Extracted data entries
+---+

struct QueueSink {
    Queue q;
    XTasks x;
    uint32_t read;
    uint32_t hbase;
    unsigned int n_windows, n_indels;
    __device__ __forceinline__ void push(uint32_t a, uint32_t b, uint32_t c, uint32_t d) {
        unsigned int k = atomicAdd(q.n, 1u);
        if (k < (unsigned)QCAP) { q.a[k] = a; q.b[k] = b; q.c[k] = c; q.d[k] = d; q.e[k] = read; }
        else {
            const unsigned int pos = atomicAdd(x.count, 1u);
            if (pos < x.cap) { x.q[pos] = make_uint4(a, b, c, d); x.e[pos] = read; } else atomicExch(x.ovf, 1u);
        }
    }
    __device__ __forceinline__ void window(uint32_t ref, int32_t wl, int32_t wr, bool anti, int start, int slen) {
        ++n_windows;
        push(task_window_word(anti, start, slen), ref, (uint32_t)wl, (uint32_t)wr);
    }
    __device__ __forceinline__ void indel(int i, uint32_t lidx, uint32_t ridx, int li, int ri, bool anti, int plen, bool is_del) {
        ++n_indels;
        push(task_indel_word(anti, is_del, i, plen), lidx + hbase, ridx + hbase, (uint32_t)li | ((uint32_t)ri << 16));
    }
};
__device__ __forceinline__ void flush_tasks(const Queue& q, const XTasks& x, unsigned int* s_base, unsigned int* full_rounds) {
    __syncthreads();
    const unsigned int have = *q.n, n = have < (unsigned)QCAP ? have : (unsigned)QCAP;
    if (have == 0) return;
    if (threadIdx.x == 0) { *s_base = atomicAdd(x.count, n); if (have > (unsigned)QCAP) atomicAdd(full_rounds, 1u); }
    __syncthreads();
    const unsigned int base = *s_base;
    for (unsigned int k = threadIdx.x; k < n; k += blockDim.x) {
        const unsigned int pos = base + k;
        if (pos < x.cap) { x.q[pos] = make_uint4(q.a[k], q.b[k], q.c[k], q.d[k]); x.e[pos] = q.e[k]; } else atomicExch(x.ovf, 1u);
    }
    __syncthreads();
    if (threadIdx.x == 0) *q.n = 0;
}

__device__ __forceinline__ ReadView make_task_view(const DevBatch& b, int r) {
    ReadView v;
    v.hits = b.hits;
    v.so = b.seg_off + (size_t)r * b.nseg;
    v.nseg = b.nseg;
    v.W = b.W;
    v.rp = b.planes + (size_t)r * 3 * b.W;
    v.rl = b.read_len[r];
    v.mate = nullptr; v.n_mate = 0; v.slots = nullptr; v.mscan = nullptr;
    v.size = 0; v.rescue = false; v.check_len = 0;
    return v;
}

struct RescueList { uint32_t* list; unsigned int* blk_cnt; int seg_cap; int32_t* slot_pool; unsigned int* heavy_count; uint32_t* heavy_list;
                    unsigned int* many_count; uint32_t* many_list; int own_slice; int many_min; int mid_min; };

struct SjLists {
    uint4* tq; uint32_t* te; unsigned int* task_cnt; int task_cap;
    uint32_t* frl; unsigned int* frl_cnt;
    uint32_t* pairs; unsigned int* pair_cnt;
    int2* scan;
    uint32_t* gen; unsigned int* gen_cnt;
    unsigned int* mid_count; uint32_t* mid_list;
};
static constexpr int FLAT_MATES = 2;
static constexpr uint32_t GEN_READ = (1u << 29) - 1;

struct FlatEmit {
    uint4* tq; uint32_t* te; unsigned int* n; unsigned long long below; uint32_t read;
    __device__ __forceinline__ void task(bool ok, uint32_t a, uint32_t b, uint32_t c, uint32_t d) {
        const unsigned long long m = __ballot(ok);
        if (m == 0) return;
        unsigned int base = 0;
        if ((threadIdx.x & 63) == 0) base = atomicAdd(n, (unsigned int)__popcll(m));
        base = (unsigned int)__shfl((int)base, 0);
        if (ok) { const unsigned int k = base + (unsigned int)__popcll(m & below); tq[k] = make_uint4(a, b, c, d); te[k] = read; }
    }
};
__device__ __forceinline__ unsigned int wave_slot(bool want, unsigned int* counter, unsigned long long below) {
    const unsigned long long m = __ballot(want);
    if (m == 0) return 0u;
    unsigned int base = 0;
    if ((threadIdx.x & 63) == 0) base = atomicAdd(counter, (unsigned int)__popcll(m));
    base = (unsigned int)__shfl((int)base, 0);
    return base + (unsigned int)__popcll(m & below);
}

template <int NS>
__global__ __launch_bounds__(TPB, 4) void thj_k_sj_flat(Params p, DevBatch b, RescueList rl, SjLists sl, unsigned long long* cnt) {
    __shared__ unsigned int s_n[4];
    __shared__ unsigned int s_stat[3];
    const int tid = threadIdx.x, lane = tid & 63;
    if (tid < 4) s_n[tid] = 0;
    if (tid < 3) s_stat[tid] = 0;
    __syncthreads();
    const unsigned long long below = lane ? (~0ull >> (64 - lane)) : 0ull;
    const size_t slice = (size_t)blockIdx.x * rl.seg_cap;
    uint4* const tq = sl.tq + (size_t)blockIdx.x * sl.task_cap;
    uint32_t* const te = sl.te + (size_t)blockIdx.x * sl.task_cap;
    const int nseg = b.nseg;
    unsigned int my_hits = 0, my_windows = 0, my_indels = 0;
    const int n_tiles = (b.n_reads + TPB - 1) / TPB;
    for (int tile = blockIdx.x; tile < n_tiles; tile += gridDim.x) {
        const int r = tile * TPB + tid;
        const bool active = r < b.n_reads;
        uint32_t so[NS + 1];
#pragma unroll
        for (int k = 0; k <= NS; ++k) so[k] = 0;
        if (active) {
            const uint32_t* o = b.seg_off + (size_t)r * nseg;
            if (NS == 4 && nseg == 4) { const uint4 q = *(const uint4*)o; so[0] = q.x; so[1] = q.y; so[2] = q.z; so[3] = q.w; so[4] = o[4]; }
            else {
#pragma unroll
                for (int k = 0; k <= NS; ++k) so[k] = o[k <= nseg ? k : nseg];
            }
        }
        const uint32_t nh = so[NS] - so[0];
        int n_mate = 0;
        if (active && b.mate_off) n_mate = (int)(b.mate_off[r + 1] - b.mate_off[r]);
        bool single = n_mate <= FLAT_MATES;
#pragma unroll
        for (int s = 0; s < NS; ++s) single = single && so[s + 1] - so[s] <= 1u;
        my_hits += nh;
        const bool is_flat = active && single && nh > 0;
        {
            const bool gen = active && !single;
            const unsigned int gk = wave_slot(gen, &s_n[3], below);
            if (gen) sl.gen[slice + gk] = (uint32_t)r | (nh > (uint32_t)rl.many_min ? 2u << 29 : nh > (uint32_t)rl.mid_min ? 1u << 29 : 0u);
        }
        Hit h[NS];
#pragma unroll
        for (int s = 0; s < NS; ++s) {
            uint4 q = make_uint4(0, 0, 0, 0);
            if (is_flat && so[s + 1] != so[s]) q = ((const uint4*)b.hits)[so[s]];
            h[s].ref_id = q.x; h[s].left = (int32_t)q.y; h[s].right = (int32_t)q.z; h[s].meta = q.w;
        }
        int rlen = 0;
        if (is_flat) rlen = b.read_len[r];
        FlatEmit em{tq, te, &s_n[0], below, (uint32_t)r};
        const FlatResult res = flat_read<NS>(p, is_flat ? nseg : 0, so, h, rlen, n_mate, em);
        my_windows += (unsigned int)res.n_windows; my_indels += (unsigned int)res.n_indels;
        const bool resc_flat = res.rescue && so[1] != so[0];
        const unsigned int fk = wave_slot(resc_flat, &s_n[1], below);
        if (resc_flat) sl.frl[slice + fk] = (uint32_t)r | ((uint32_t)(res.size - 1 < 7 ? res.size - 1 : 7) << 29);
#pragma unroll
        for (int m = 0; m < FLAT_MATES; ++m) {
            const bool want = resc_flat && m < n_mate;
            const unsigned int pk = wave_slot(want, &s_n[2], below);
            if (want) sl.pairs[slice * FLAT_MATES + pk] = (fk << 1) | (uint32_t)m;
        }
    }
    if (my_hits) atomicAdd(&s_stat[2], my_hits);
    if (my_windows) atomicAdd(&s_stat[0], my_windows);
    if (my_indels) atomicAdd(&s_stat[1], my_indels);
    __syncthreads();
    {
        __shared__ unsigned int s_nlist[2], s_lbase[2];
        const unsigned int n_gen = s_n[3];
        for (unsigned int k0 = 0; k0 < n_gen; k0 += TPB) {
            const unsigned int k = k0 + (unsigned int)tid;
            const uint32_t e = k < n_gen ? sl.gen[slice + k] : 0u;
            const bool mid = (e >> 29) == 1u, many = (e >> 29) == 2u;
            if (tid < 2) s_nlist[tid] = 0;
            __syncthreads();
            const unsigned int dk = wave_slot(mid, &s_nlist[0], below), mk = wave_slot(many, &s_nlist[1], below);
            __syncthreads();
            if (tid == 0 && s_nlist[0]) s_lbase[0] = atomicAdd(sl.mid_count, s_nlist[0]);
            if (tid == 64 && s_nlist[1]) s_lbase[1] = atomicAdd(rl.many_count, s_nlist[1]);
            __syncthreads();
            if (mid) { if (s_lbase[0] + dk < (unsigned int)MANY_CAP) sl.mid_list[s_lbase[0] + dk] = e & GEN_READ; else sl.gen[slice + k] = e & GEN_READ; }
            if (many) { if (s_lbase[1] + mk < (unsigned int)MANY_CAP) rl.many_list[s_lbase[1] + mk] = e & GEN_READ; else sl.gen[slice + k] = e & GEN_READ; }
        }
    }
    if (tid == 0) {
        sl.task_cnt[blockIdx.x] = s_n[0]; sl.frl_cnt[blockIdx.x] = s_n[1]; sl.pair_cnt[blockIdx.x] = s_n[2]; sl.gen_cnt[blockIdx.x] = s_n[3];
        rl.blk_cnt[blockIdx.x] = 0;
        if (s_stat[0]) atomicAdd(&cnt[CNT_WINDOWS], (unsigned long long)s_stat[0]);
        if (s_stat[1]) atomicAdd(&cnt[CNT_INDEL_PAIRS], (unsigned long long)s_stat[1]);
        if (s_stat[2]) atomicAdd(&cnt[CNT_HITS], (unsigned long long)s_stat[2]);
    }
}

template <bool WIDE>
__device__ __forceinline__ void exec_task(const Genome& g, const Params& p, const DevBatch& b, EventSink& ev, const uint4 q, const int tr) {
    ReadView tv = make_task_view(b, tr);
    const uint32_t a = q.x;
    const bool anti = task_anti(a);
    if (task_is_indel(a)) {
        const int i = task_indel_i(a);
        indel_exec<WIDE>(g, p, tv, i, q.y, q.z, anti, task_indel_plen(a), task_is_del(a),
                   ins_prio(b.ordinal_base + (uint32_t)tr, i, (int)(q.w & 0xFFFF), (int)(q.w >> 16)), ev);
    } else
        window_exec<WIDE>(g, p, tv, q.y, (int32_t)q.z, (int32_t)q.w, anti, task_window_start(a), task_window_slen(a), ev);
}
static constexpr int TASK_DEFER_CAP = 3072;
template <bool WIDE>
__global__ __launch_bounds__(TPB) void thj_k_sj_tasks(Genome g, Params p, DevBatch b, Tables t, SjLists sl) {
    __shared__ uint32_t s_defer[TASK_DEFER_CAP];
    __shared__ unsigned int s_nd;
    const unsigned int n = sl.task_cnt[blockIdx.x];
    const uint4* tq = sl.tq + (size_t)blockIdx.x * sl.task_cap;
    const uint32_t* te = sl.te + (size_t)blockIdx.x * sl.task_cap;
    const int lane = (int)(threadIdx.x & 63u);
    const unsigned long long below = lane ? (~0ull >> (64 - lane)) : 0ull;
    if (threadIdx.x == 0) s_nd = 0;
    __syncthreads();
    EventSink ev{g, t};
    for (unsigned int k0 = 0; k0 < n; k0 += TPB) {
        const unsigned int k = k0 + threadIdx.x;
        const bool active = k < n;
        uint4 q = make_uint4(0, 0, 0, 0);
        if (active) q = tq[k];
        const bool indel = active && task_is_indel(q.x);
        const unsigned int slot = wave_slot(indel, &s_nd, below);
        if (indel && slot < (unsigned int)TASK_DEFER_CAP) s_defer[slot] = k;
        else if (active) exec_task<WIDE>(g, p, b, ev, q, (int)te[k]);
    }
    __syncthreads();
    const unsigned int nd = s_nd < (unsigned int)TASK_DEFER_CAP ? s_nd : (unsigned int)TASK_DEFER_CAP;
    for (unsigned int j = threadIdx.x; j < nd; j += TPB) {
        const unsigned int k = s_defer[j];
        const uint4 q = tq[k];
        const int tr = (int)te[k];
        ReadView tv = make_task_view(b, tr);
        const int i = task_indel_i(q.x);
        indel_exec<WIDE>(g, p, tv, i, q.y, q.z, task_anti(q.x), task_indel_plen(q.x), task_is_del(q.x),
                         ins_prio(b.ordinal_base + (uint32_t)tr, i, (int)(q.w & 0xFFFF), (int)(q.w >> 16)), ev);
    }
}
template <bool WIDE>
__global__ __launch_bounds__(TPB) void thj_k_sj_tasks_list(Genome g, Params p, DevBatch b, Tables t, XTasks x) {
    const unsigned int n = *x.count < x.cap ? *x.count : x.cap;
    EventSink ev{g, t};
    for (unsigned int k = blockIdx.x * TPB + threadIdx.x; k < n; k += gridDim.x * TPB) exec_task<WIDE>(g, p, b, ev, x.q[k], (int)x.e[k]);
}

+---+

Go through the entries and return each line where the word "active" appears.

        const bool active = r < b.n_reads;
        if (active) {
        if (active && b.mate_off) n_mate = (int)(b.mate_off[r + 1] - b.mate_off[r]);
        const bool is_flat = active && single && nh > 0;
            const bool gen = active && !single;
        const bool active = k < n;
        if (active) q = tq[k];
        const bool indel = active && task_is_indel(q.x);
        else if (active) exec_task<WIDE>(g, p, b, ev, q, (int)te[k]);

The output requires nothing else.